Obvio es decir que, a estas alturas de la historia, la cantinela exculpatoria resulta improcedente. La socialdemocracia no sólo ha demostrado que es una opción legítima -y hasta beneficiosa, a veces- sino que resultaría absurdo negar que sus propuestas son la clave de bóveda del European way of life, el molde de un consenso que compromete por igual a la izquierda templada y la derecha circunspecta. A la hora de mantener a cualquier precio las sinecuras del Estado Providencia, la receta de Hollande es la misma de Merkel, la de Rajoy idéntica a la de Zapatero. Metidos a incrementar el gasto, disparar los impuestos y disparatar el déficit, los que reniegan de los socialdemócratas son su doble, su exactísimo espejo. Pero si lo social es un imperativo categórico contra el que nadie se revuelve y Otegui, verbi gratia, es más demócrata que Kennedy, ¿qué socialdemocracia defiende Pedro Sánchez frente al chequismo-populismo que patrocina Pablo Iglesias?

La historia se repite y la farsa (Marx dixit) reinterpreta el drama en el sentido opuesto. El objetivo, ahora, no es deslindar los territorios del "nosotros" y el "ellos". No es recordar que el odio es regresivo y que el rencor no ha sido nunca el combustible del progreso. No es remachar que, aunque a algunos les pese, la condición de ciudadano está muy por encima del párvulo mejunje que atiende por "la gente". Ahora, al parecer, el objetivo es tender puentes sobre el abismo ideológico que les justificaba in illo tempore. Ayuno de discurso, ajeno a los conceptos, el candidato Sánchez es un castigador de vía estrecha, apenas un sparring de los especialistas en pressing catch mediático y guerrilla dialéctica.

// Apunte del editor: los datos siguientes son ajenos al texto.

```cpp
static void chain_core(const DBuf<u128> &a, const DBuf<uint64_t> &q_aoff, const int n_seq, uint64_t n_a, const mm_mapopt_t &opt, int k, ChainResult &O, hipStream_t st, Timers *tm,
                       bool spec, const uint32_t *d_q_tie_x, std::vector<uint32_t> *need_out, ChainTap *tap = nullptr)
{
	if (need_out) need_out->assign((size_t)n_seq, 0u);
	if (tap) { tap->f.clear(); tap->p.clear(); tap->ev.assign((size_t)n_seq, 0u); }
	const bool counting = tap && tap->count;
	O.n_u.assign((size_t)n_seq, 0); O.n_v.assign((size_t)n_seq, 0); O.u.clear(); O.a.clear(); O.d_a.release();
	if (n_a == 0) return;
	if (n_a >= (1ULL << 31)) throw std::runtime_error("pga: more than 2^31 anchors in one batch");
	ChainParams P;
	P.max_dist = opt.max_gap, P.max_dist_inner = opt.rmq_inner_dist, P.bw = opt.bw, P.max_skip = opt.max_chain_skip, P.cap = opt.rmq_size_cap;
	P.min_cnt = opt.min_cnt, P.min_sc = opt.min_chain_score;
	P.pen_gap = (float)(opt.chain_gap_scale * 0.01 * k);
	P.pen_skip = (float)(opt.chain_skip_scale * 0.01 * k);
	int32_t seg_dist = P.max_dist < P.bw ? P.bw : P.max_dist;
	const unsigned nba = (unsigned)((n_a + 255) / 256);
	const bool vmarks = getenv("PGA_VERBOSE") != nullptr;
	auto wall = [] { return std::chrono::duration<double>(std::chrono::steady_clock::now().time_since_epoch()).count(); };
	double t_mark = vmarks ? wall() : 0.0; std::string marks;
	auto mark = [&](const char *what) { if (!vmarks) return; (void)sync_stream(st); const double t = wall(); char b[96]; snprintf(b, sizeof b, " %s %.1f", what, (t - t_mark) * 1e3); marks += b; t_mark = t; };
	DBuf<uint32_t> flag(n_a + 1); flag.zero(st);
	hipLaunchKernelGGL(k_mark_query_starts, dim3((unsigned)((n_seq + 255) / 256)), dim3(256), 0, st, q_aoff.p, n_seq, n_a, flag.p);
	hipLaunchKernelGGL(k_seg_flags, dim3(nba), dim3(256), 0, st, a.p, n_a, seg_dist, flag.p);
	DBuf<uint64_t> pos(n_a + 1);
	{
		size_t tb = 0;
		auto it = rocprim::make_transform_iterator(flag.p, [] __device__ (uint32_t v) { return (uint64_t)v; });
		PGA_HIP(rocprim::exclusive_scan(nullptr, tb, it, pos.p, (uint64_t)0, n_a + 1, rocprim::plus<uint64_t>(), st));
		DBuf<uint8_t> tmp(tb ? tb : 1);
		PGA_HIP(rocprim::exclusive_scan(tmp.p, tb, it, pos.p, (uint64_t)0, n_a + 1, rocprim::plus<uint64_t>(), st));
	}
	uint64_t n_seg64 = 0;
	PGA_HIP(hipMemcpyAsync(&n_seg64, pos.p + n_a, 8, hipMemcpyDeviceToHost, st));
	PGA_HIP(sync_stream(st));
	const uint32_t n_seg = (uint32_t)n_seg64;
	DBuf<uint64_t> seg_start(n_seg);
	hipLaunchKernelGGL(k_seg_starts, dim3(nba), dim3(256), 0, st, flag.p, pos.p, n_a, seg_start.p);
	DBuf<uint32_t> seg_incl(n_a);
	{
		struct Op { const uint32_t *flag; const uint64_t *pos; uint32_t *out; };
		Op op{flag.p, pos.p, seg_incl.p};
		PGA_HIP(rocprim::transform(rocprim::make_counting_iterator<uint64_t>(0), rocprim::make_discard_iterator(), n_a,
		        [op] __device__ (uint64_t i) { op.out[i] = (uint32_t)(op.pos[i] + op.flag[i]); return 0; }, st));
	}
	DBuf<uint32_t> neg_len(n_seg), ord0(n_seg), neg_len2(n_seg), ord(n_seg);
	hipLaunchKernelGGL(k_seg_len, dim3((n_seg + 255) / 256), dim3(256), 0, st, seg_start.p, n_seg, n_a, neg_len.p, ord0.p);
	static const bool wg_sort = !(getenv("PGA_WG_SORT") && getenv("PGA_WG_SORT")[0] == '0');
	if (wg_sort && n_seg > 0 && n_seg <= WGS_CAP)
		hipLaunchKernelGGL((k_wg_sort_pairs<uint32_t>), dim3(1), dim3(WGS_NT), 0, st, neg_len.p, neg_len2.p, ord0.p, ord.p, n_seg, 32);
	else {
		size_t tb = 0;
		PGA_HIP(rocprim::radix_sort_pairs(nullptr, tb, neg_len.p, neg_len2.p, ord0.p, ord.p, n_seg, 0, 32, st));
		DBuf<uint8_t> tmp(tb ? tb : 1);
		PGA_HIP(rocprim::radix_sort_pairs(tmp.p, tb, neg_len.p, neg_len2.p, ord0.p, ord.p, n_seg, 0, 32, st));
	}
	mark("segments");
	DBuf<CNode> nd_main, nd_inner;
	DBuf<uint32_t> seg_q;
	DBuf<int32_t> f(n_a), pp(n_a), t(n_a), v(n_a);
	t.zero(st);
	mark("buffers");
	{
		DBuf<uint32_t> seg_flag(n_seg);
		seg_q.alloc((size_t)n_seq); seg_q.zero(st);
		EventTimer et(st);
		const bool use_fast = !getenv("PGA_CHAIN_EXACT_ONLY");
		if (!use_fast && n_seq > 0) PGA_HIP(hipMemsetD32Async((hipDeviceptr_t)seg_q.p, 1, (size_t)n_seq, st));
		const bool verbose = getenv("PGA_VERBOSE") != nullptr;
		const bool prof_on = verbose && getenv("PGA_CHAIN_PROF");
		DBuf<unsigned long long> cprof(32); if (prof_on || counting) cprof.zero(st);
		if (use_fast && prof_on) hipLaunchKernelGGL((k_chain_fast<2048, 2>), dim3(n_seg), dim3(64), 0, st, a.p, seg_start.p, ord.p, n_seg, n_a, q_aoff.p, n_seq, P, f.p, pp.p, seg_flag.p, (const uint32_t*)nullptr, cprof.p);
		else if (use_fast && counting) hipLaunchKernelGGL((k_chain_fast<2048, 1>), dim3(n_seg), dim3(64), 0, st, a.p, seg_start.p, ord.p, n_seg, n_a, q_aoff.p, n_seq, P, f.p, pp.p, seg_flag.p, (const uint32_t*)nullptr, cprof.p);
		else if (use_fast) {
			hipLaunchKernelGGL((k_chain_fast<2048, 0>), dim3(n_seg), dim3(64), 0, st, a.p, seg_start.p, ord.p, n_seg, n_a, q_aoff.p, n_seq, P, f.p, pp.p, seg_flag.p, (const uint32_t*)nullptr, (unsigned long long*)nullptr);
		}
		const double ms_fast = verbose ? et.stop() : 0.0;
		bool any_flagged = !use_fast;
		if (use_fast) {
			DBuf<uint32_t> n_fl(1);
			struct Fl { const uint32_t *f; };
			Fl fl{seg_flag.p};
			auto it = rocprim::make_transform_iterator(rocprim::make_counting_iterator<uint32_t>(0), [fl] __device__ (uint32_t i) { return (uint32_t)(fl.f[i] != 0); });
			size_t tb = 0;
			PGA_HIP(rocprim::reduce(nullptr, tb, it, n_fl.p, 0u, (size_t)n_seg, rocprim::plus<uint32_t>(), st));
			DBuf<uint8_t> tmp(tb ? tb : 1);
			PGA_HIP(rocprim::reduce(tmp.p, tb, it, n_fl.p, 0u, (size_t)n_seg, rocprim::plus<uint32_t>(), st));
			any_flagged = n_fl.download(st)[0] != 0;
		}
		if (any_flagged) {
			if (use_fast) hipLaunchKernelGGL(k_seg_query_flag, dim3((n_seg + 255) / 256), dim3(256), 0, st, seg_flag.p, seg_start.p, n_seg, q_aoff.p, n_seq, seg_q.p);
			nd_main.alloc(n_a); nd_inner.alloc(n_a);
			hipLaunchKernelGGL(k_chain_segments, dim3((n_seg + 63) / 64), dim3(64), 0, st, a.p, seg_start.p, ord.p, n_seg, n_a, q_aoff.p, n_seq,
			                   use_fast ? seg_flag.p : (const uint32_t*)nullptr, P, nd_main.p, nd_inner.p, f.p, pp.p, t.p);
		}
		PGA_HIP(hipGetLastError());
		const double ms = et.stop(K_CHAIN);
		if (getenv("PGA_VERBOSE") && use_fast) {
			std::vector<uint32_t> fl = seg_flag.download(st); size_t nf = 0, why[5] = {0, 0, 0, 0, 0}; for (uint32_t v : fl) { nf += v != 0; ++why[v < 5 ? v : 1]; }
			fprintf(stderr, "[pga]   chain: %u segments, %zu re-run by the tree kernel (ring overflow %zu, size cap %zu, tied minimum %zu, inner candidates %zu), %.3f ms (fast kernel %.3f ms)\n", n_seg, nf, why[1], why[2], why[3], why[4], ms, ms_fast);
			if (nf) { std::vector<uint64_t> ss = seg_start.download(st); for (uint32_t s = 0; s < n_seg; ++s) if (fl[s]) fprintf(stderr, "[pga]     segment %u: %llu anchors, reason %u\n", s, (unsigned long long)((s + 1 < n_seg ? ss[s + 1] : n_a) - ss[s]), fl[s]); }
			std::vector<unsigned long long> pr = cprof.download(st);
			if (prof_on) fprintf(stderr, "[pga]   chain fast: longest segment %llu anchors, slowest %.2f ms, sum %.1f ms; scan iterations %.2f/anchor, inner scans %.3f/anchor with %.1f candidates, %llu unsorted\n",
			        pr[2], pr[1] * 1e-5, pr[0] * 1e-5, (double)pr[3] / (double)n_a, (double)pr[4] / (double)n_a, pr[4] ? (double)pr[5] / (double)pr[4] : 0.0, pr[6]);
			if (prof_on) fprintf(stderr, "[pga]   chain fast clocks/anchor: scan %.0f reduce %.0f best %.0f inner %.0f store %.0f; inner scans skipped by the f + span bound %.3f/anchor; shortcut taken %.3f\n", (double)pr[7] / n_a, (double)pr[8] / n_a, (double)pr[9] / n_a, (double)pr[10] / n_a, (double)pr[11] / n_a, (double)pr[12] / n_a, (double)pr[13] / n_a);
		}
		if (tm) { tm->kern[K_CHAIN].ms += ms; tm->kern[K_CHAIN].launches += 1; tm->kern[K_CHAIN].alg_bytes += 36.0 * (double)n_a; }
		if (counting && use_fast) {
			const std::vector<uint32_t> fl = seg_flag.download(st);
			const std::vector<unsigned long long> pr = cprof.download(st);
			std::lock_guard<std::mutex> lk(g_chain_routes_mu);
			int64_t *R = g_chain_routes;
			for (uint32_t v : fl) ++R[v == 0 ? CR_FAST : CR_WHY1 + (int)((v < 5 ? v : 1) - 1)];
			R[CR_STRETCH] += (int64_t)pr[16]; R[CR_SINGLE] += (int64_t)(pr[13] - pr[16]); R[CR_BOUND] += (int64_t)pr[12];
			R[CR_INNER_REG] += (int64_t)(pr[4] - pr[17]); R[CR_INNER_CHUNK] += (int64_t)pr[17]; R[CR_RERANK] += (int64_t)pr[6]; R[CR_SKIP_STOP] += (int64_t)pr[18];
			R[CR_SUMMARY] += (int64_t)pr[19]; R[CR_SUMMARY_SCAN] += (int64_t)pr[20];
		}
	}
	hipLaunchKernelGGL(k_fix_pred, dim3(nba), dim3(256), 0, st, seg_start.p, n_seg, n_a, q_aoff.p, n_seq, seg_incl.p, pp.p);
	if (tap) { tap->f = f.download(st); tap->p = pp.download(st); }
	mark("chain kernels");
	DBuf<u128> z(n_a), w(n_a), out(n_a);
	DBuf<uint64_t> u(n_a), u2(n_a);
	DBuf<int32_t> n_u((size_t)n_seq), n_v((size_t)n_seq);
	{
		EventTimer et(st);
		const bool verbose = getenv("PGA_VERBOSE") != nullptr;
		DBuf<unsigned long long> prof(16); if (verbose || counting) prof.zero(st);
		DBuf<int64_t> n_z((size_t)n_seq);
		DBuf<uint32_t> ev((size_t)n_seq), q_tie_f;
		hipLaunchKernelGGL(k_bt_list, dim3((unsigned)n_seq), dim3(64), 0, st, n_seq, q_aoff.p, f.p, t.p, z.p, P, n_z.p, n_u.p, n_v.p);
		double ms_list = 0, ms_sort = 0;
		et.mark();
		EventTimer et2(st);
		static const bool z_hint = getenv("PGA_NO_Z_HINT") == nullptr;
		if (!z_hint && !spec) replay_sort_segments(z.p, n_a, q_aoff.p, n_z.p, n_seq, nullptr, st, tm);
		else {
			DBuf<uint64_t> key0(n_a), key1(n_a), sx(n_a), sy(n_a);
			DBuf<uint32_t> idx0(n_a), idx1(n_a), dupc(n_a);
			DBuf<uint32_t> &q_tie = q_tie_f; q_tie.alloc((size_t)n_seq);
			q_tie.zero(st);
			hipLaunchKernelGGL(k_z_keys, dim3(nba), dim3(256), 0, st, z.p, q_aoff.p, n_z.p, n_seq, n_a, key0.p, idx0.p);
			int bits = 1; while ((1LL << bits) < n_seq) ++bits;
			if (wg_sort && n_a <= WGS_CAP)
				hipLaunchKernelGGL((k_wg_sort_pairs<uint64_t>), dim3(1), dim3(WGS_NT), 0, st, key0.p, key1.p, idx0.p, idx1.p, (uint32_t)n_a, 32 + bits);
			else {
			size_t tb = 0;
			PGA_HIP(rocprim::radix_sort_pairs(nullptr, tb, key0.p, key1.p, idx0.p, idx1.p, n_a, 0, 32 + bits, st));
			DBuf<uint8_t> tmp(tb ? tb : 1);
			PGA_HIP(rocprim::radix_sort_pairs(tmp.p, tb, key0.p, key1.p, idx0.p, idx1.p, n_a, 0, 32 + bits, st));
			}
			hipLaunchKernelGGL(k_z_sorted, dim3(nba), dim3(256), 0, st, z.p, key1.p, idx1.p, n_a, q_aoff.p, n_z.p, sx.p, sy.p, q_tie.p);
			{
				struct Dp { const uint64_t *k; };
				Dp dp{key1.p};
				auto flag_it = rocprim::make_transform_iterator(rocprim::make_counting_iterator<uint64_t>(0), [dp] __device__ (uint64_t i) { return (uint32_t)(i > 0 && dp.k[i] == dp.k[i - 1]); });
				size_t tb2 = 0;
				PGA_HIP(rocprim::inclusive_scan(nullptr, tb2, flag_it, dupc.p, n_a, rocprim::plus<uint32_t>(), st));
				DBuf<uint8_t> tmp2(tb2 ? tb2 : 1);
				PGA_HIP(rocprim::inclusive_scan(tmp2.p, tb2, flag_it, dupc.p, n_a, rocprim::plus<uint32_t>(), st));
			}
			hipLaunchKernelGGL(k_z_take_sorted, dim3(nba), dim3(256), 0, st, z.p, sx.p, sy.p, q_aoff.p, n_z.p, n_seq, spec ? (const uint32_t*)nullptr : q_tie.p, n_a);
			const RsHint hint{sx.p, sy.p, dupc.p};
			if (!spec) { replay_sort_segments(z.p, n_a, q_aoff.p, n_z.p, n_seq, q_tie.p, st, tm, &hint); PGA_HIP(sync_stream(st)); }
		}
		et2.mark();
		EventTimer et3(st);
		hipLaunchKernelGGL(k_bt_walk, dim3((unsigned)n_seq), dim3(64), 0, st, n_seq, q_aoff.p, a.p, f.p, pp.p, t.p, v.p, z.p, n_z.p, u.p, w.p, u2.p, out.p, P, n_u.p, n_v.p,
		                   verbose || counting ? prof.p : (unsigned long long*)nullptr, ev.p);
		if (n_a) hipLaunchKernelGGL(k_bt_copy, dim3((unsigned)((n_a + 255) / 256)), dim3(256), 0, st, n_seq, q_aoff.p, (uint64_t)n_a, a.p, v.p, u.p, w.p, n_u.p, n_v.p, out.p);
		const double ms_walk = et3.stop(K_BACKTRACK);
		ms_list = et.finish(K_BACKTRACK); ms_sort = et2.finish();
		if (verbose) {
			std::vector<uint32_t> he = ev.download(st), hq = q_tie_f.n ? q_tie_f.download(st) : std::vector<uint32_t>();
			size_t c[4] = {0, 0, 0, 0}, ft = 0; for (size_t i = 0; i < he.size(); ++i) { c[0] += he[i] & 1; c[1] += (he[i] >> 1) & 1; c[2] += (he[i] >> 2) & 1; c[3] += he[i] != 0; ft += i < hq.size() && hq[i]; }
			fprintf(stderr, "[pga]   backtrack order events: %zu of %d queries (%zu with equal scores): walk stopped at an equal-score mark %zu, candidate marked by an equal score %zu, equal chain starts %zu\n", c[3], n_seq, ft, c[0], c[1], c[2]);
		}
		if (tap) tap->ev = ev.download(st);
		if (counting) { const std::vector<unsigned long long> pr = prof.download(st); std::lock_guard<std::mutex> lk(g_chain_routes_mu); g_chain_routes[CR_BT_RELOAD] += (int64_t)pr[13]; }
		if (spec && need_out) {
			DBuf<uint32_t> need((size_t)n_seq);
			hipLaunchKernelGGL(k_need_exact, dim3((unsigned)((n_seq + 255) / 256)), dim3(256), 0, st, n_seq, d_q_tie_x, q_tie_f.p, ev.p, seg_q.p, need.p);
			*need_out = need.download(st);
		}
		const double ms = ms_list + ms_walk;
		if (verbose) {
			std::vector<unsigned long long> pr = prof.download(st);
			fprintf(stderr, "[pga]   backtrack: %.3f ms = candidate lists %.3f + walks %.3f; sort replay %.3f (per-query max: walks %.2f, compact %.2f ms)\n", ms, ms_list, ms_walk, ms_sort,
// ... 83 lines not shown
```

Si hubiese leído a Gramsci a ojeadillas -si se hubiese asomado, al menos, a un digesto- sabría que renunció a la hegemonía (a jugar en su campo y con sus reglas) en el mismo momento en que devaluó el "nosotros" y dio pábulo al "ellos". Doctor en ignorancias y perito en fachendas, el candidato Sánchez no ha caído en que "ellos", los usureros del poder, rubrican los acuerdos matando al limosnero. Que el porvenir nos sea leve.